╔══
template <int BM, int BN, int PRO, int EPI>
__device__ __forceinline__ void gemm_epilogue(const LinArgs& a, f4 (&acc)[BM / 32][BN / 32], const float* post, int m0,
                                              int tile0, int wm, int wn, int q, int c) {
    constexpr int WM = BM / 32, WN = BN / 32;
#pragma unroll
    for (int i = 0; i < WM; i++) {
#pragma unroll
        for (int r = 0; r < 4; r++) {
            const int mr = (wm * WM + i) * 16 + 4 * q + r;
            const int m = m0 + mr;
            const bool ok = m < a.M;
            const float ps = PRO == PRO_NORM ? post[mr] : 1.0f;
            if (EPI == EPI_SWIGLU) {
#pragma unroll
                for (int j = 0; j < WN; j += 2) {
                    const float g = acc[i][j][r] * ps, u = acc[i][j + 1][r] * ps;
                    const float sg = __fdividef(g, 1.0f + __expf(-g));
                    const int jn = ((tile0 + wn * WN + j) >> 1) * 16 + c;
                    if (ok) a.act[frag_idx(m, jn, a.N / 2)] = sat_half(sg * u);
                }
            } else {
#pragma unroll
                for (int j = 0; j < WN; j++) {
                    const int ng = (tile0 + wn * WN + j) * 16 + c;
                    const float v = acc[i][j][r] * ps;
                    if (EPI == EPI_STORE) {
                        if (ok) a.y[(size_t)m * a.ldy + ng] = v;
                    } else {
                        const size_t hi = frag_idx(m, ng, a.N);
                        const float hn = ok ? a.h_out[hi] + v : 0.f;
                        if (ok) a.h_out[hi] = hn;
                        if (ok && a.xh_out) a.xh_out[hi] = pre_scaled(hn, a.gamma[ng]);
                        const float s2 = group_sum_down<16>(hn * hn);
                        if (ok && c == 0) a.ssq_out[(size_t)m * (a.N / 16) + (ng >> 4)] = s2;
                    }
                }
            }
        }
    }
}

template <int BM, int BN, int KS, int PRO, int EPI>
__global__ void __launch_bounds__(256) gemm_kernel(LinArgs a) {
    constexpr int RA = BM / 16, RB = BN / 16;
    constexpr int NF = (RA + RB) * KS, FPW = NF / 4;
    constexpr int WM = BM / 32, WN = BN / 32;
    static_assert(NF % 4 == 0 && WN % 2 == 0, "tile shape");
    Q3_TL(20 + PRO * 4 + EPI);
    const int tid = threadIdx.x, lane = tid & 63, w = tid >> 6;
    const int wm = w >> 1, wn = w & 1, q = lane >> 4, c = lane & 15;
    int row_tile, col_tile;
    gemm_tile_of_block((a.M - a.m_begin + BM - 1) / BM, a.N / BN, row_tile, col_tile);
    const int m0 = a.m_begin + row_tile * BM;
    const int tile0 = col_tile * RB;
    const int KB = a.K >> 5, NST = KB / KS;
// ... 42 lines not shown
            for (int i = 0; i < FPW; i++) st[i] = *frag_ptr(w * FPW + i, (ks + 1) * KS);
        }
        const h8* cur = lds + (size_t)(ks & 1) * NF * 64;
#pragma unroll
        for (int kk = 0; kk < KS; kk++) {
            h8 af[WM], bf[WN];
#pragma unroll
            for (int i = 0; i < WM; i++) af[i] = cur[((wm * WM + i) * KS + kk) * 64 + lane];
#pragma unroll
            for (int j = 0; j < WN; j++) bf[j] = cur[(RA * KS + (wn * WN + j) * KS + kk) * 64 + lane];
#pragma unroll
            for (int i = 0; i < WM; i++)
#pragma unroll
                for (int j = 0; j < WN; j++)
                    acc[i][j] = __builtin_amdgcn_mfma_f32_16x16x32_f16(af[i], bf[j], acc[i][j], 0, 0, 0);
        }
        if (more) {
            h8* nxt = lds + (size_t)((ks + 1) & 1) * NF * 64;
#pragma unroll
            for (int i = 0; i < FPW; i++) nxt[(w * FPW + i) * 64 + lane] = st[i];
        }
        __syncthreads();
    }
    gemm_epilogue<BM, BN, PRO, EPI>(a, acc, post, m0, tile0, wm, wn, q, c);
}

template <int N>
__device__ __forceinline__ void wait_vmcnt() {
    asm volatile("s_waitcnt vmcnt(%0)" ::"n"(N) : "memory");
}

template <int BM, int BN, int NBUF, int PRO, int EPI, int KS = 2>
__global__ void __launch_bounds__(512) gemm_glds_kernel(LinArgs a) {
    constexpr int RA = BM / 16, RB = BN / 16;
    static_assert(KS % 2 == 0, "two wave groups share a stage's k-blocks");
    constexpr int NF = (RA + RB) * KS, FPW = NF / 8;
    constexpr int WM = BM / 32, WN = BN / 32;
    constexpr int PF = NBUF - 1;
    static_assert(NF % 8 == 0 && WN % 2 == 0, "tile shape");
    static_assert((size_t)NBUF * NF * 1024 >= (size_t)4 * WM * WN * 4 * 64 * 4, "the ring must hold one group's accumulators");
    Q3_TL(24 + PRO * 4 + EPI);
    const int tid = threadIdx.x, lane = tid & 63, w = tid >> 6;
    const int grp = w >> 2, wq = w & 3;
    const int wm = wq >> 1, wn = wq & 1, q = lane >> 4, c = lane & 15;
    int row_tile, col_tile;
    gemm_tile_of_block((a.M - a.m_begin + BM - 1) / BM, a.N / BN, row_tile, col_tile);
    const int m0 = a.m_begin + row_tile * BM;
// ... 25 lines not shown
        for (int r = tid; r < BM; r += 512) {
            const int m = m0 + r;
            float sum = 0.f;
            if (m < a.M) {
                const float4* sp = (const float4*)(a.ssq + (size_t)m * 64);
#pragma unroll
                for (int p = 0; p < 16; p++) {
                    const float4 v = sp[p];
                    sum += (v.x + v.y) + (v.z + v.w);
                }
            }
            post[r] = (1.0f / sqrtf(sum / (float)a.K + a.eps)) * NORM_POST;
        }
    }
    asm volatile("s_waitcnt vmcnt(0)" ::: "memory");
#pragma unroll
    for (int st = 0; st < PF; st++)
        if (st < NST) issue(st);
    f4 acc[WM][WN];
#pragma unroll
    for (int i = 0; i < WM; i++)
#pragma unroll
        for (int j = 0; j < WN; j++) acc[i][j] = (f4){0.f, 0.f, 0.f, 0.f};
    for (int ks = 0; ks < NST; ks++) {
        const int ahead = NST - 1 - ks;
        if (ahead >= PF - 1) wait_vmcnt<(PF - 1) * FPW>();
        else if (PF > 2 && ahead == 1) wait_vmcnt<FPW>();
        else wait_vmcnt<0>();
        __builtin_amdgcn_s_barrier();
        asm volatile("" ::: "memory");
        if (ks + PF < NST) issue(ks + PF);
        const h8* cur = lds + (size_t)(ks % NBUF) * NF * 64;
#pragma unroll
        for (int kk = 0; kk < KS / 2; kk++) {
            const int kb = grp * (KS / 2) + kk;
            h8 af[WM], bf[WN];
#pragma unroll
            for (int i = 0; i < WM; i++) af[i] = cur[((wm * WM + i) * KS + kb) * 64 + lane];
#pragma unroll
            for (int j = 0; j < WN; j++) bf[j] = cur[(RA * KS + (wn * WN + j) * KS + kb) * 64 + lane];
#pragma unroll
            for (int i = 0; i < WM; i++)
#pragma unroll
                for (int j = 0; j < WN; j++)
                    acc[i][j] = __builtin_amdgcn_mfma_f32_16x16x32_f16(af[i], bf[j], acc[i][j], 0, 0, 0);
        }
    }
    __builtin_amdgcn_s_barrier();
    asm volatile("" ::: "memory");
    f4* xch = (f4*)smem;
    if (grp == 1) {
#pragma unroll
        for (int i = 0; i < WM; i++)
#pragma unroll
            for (int j = 0; j < WN; j++) xch[((size_t)wq * WM * WN + i * WN + j) * 64 + lane] = acc[i][j];
    }
    __syncthreads();
    if (grp == 1) return;
#pragma unroll
    for (int i = 0; i < WM; i++)
#pragma unroll
        for (int j = 0; j < WN; j++) {
            const f4 o = xch[((size_t)wq * WM * WN + i * WN + j) * 64 + lane];
            acc[i][j] += o;
        }
    gemm_epilogue<BM, BN, PRO, EPI>(a, acc, post, m0, tile0, wm, wn, q, c);
}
╚══
Task instructions - Please copy all lines of the listing in which the string "void" occurs.

Result for this task -
__device__ __forceinline__ void gemm_epilogue(const LinArgs& a, f4 (&acc)[BM / 32][BN / 32], const float* post, int m0,
__global__ void __launch_bounds__(256) gemm_kernel(LinArgs a) {
__device__ __forceinline__ void wait_vmcnt() {
__global__ void __launch_bounds__(512) gemm_glds_kernel(LinArgs a) {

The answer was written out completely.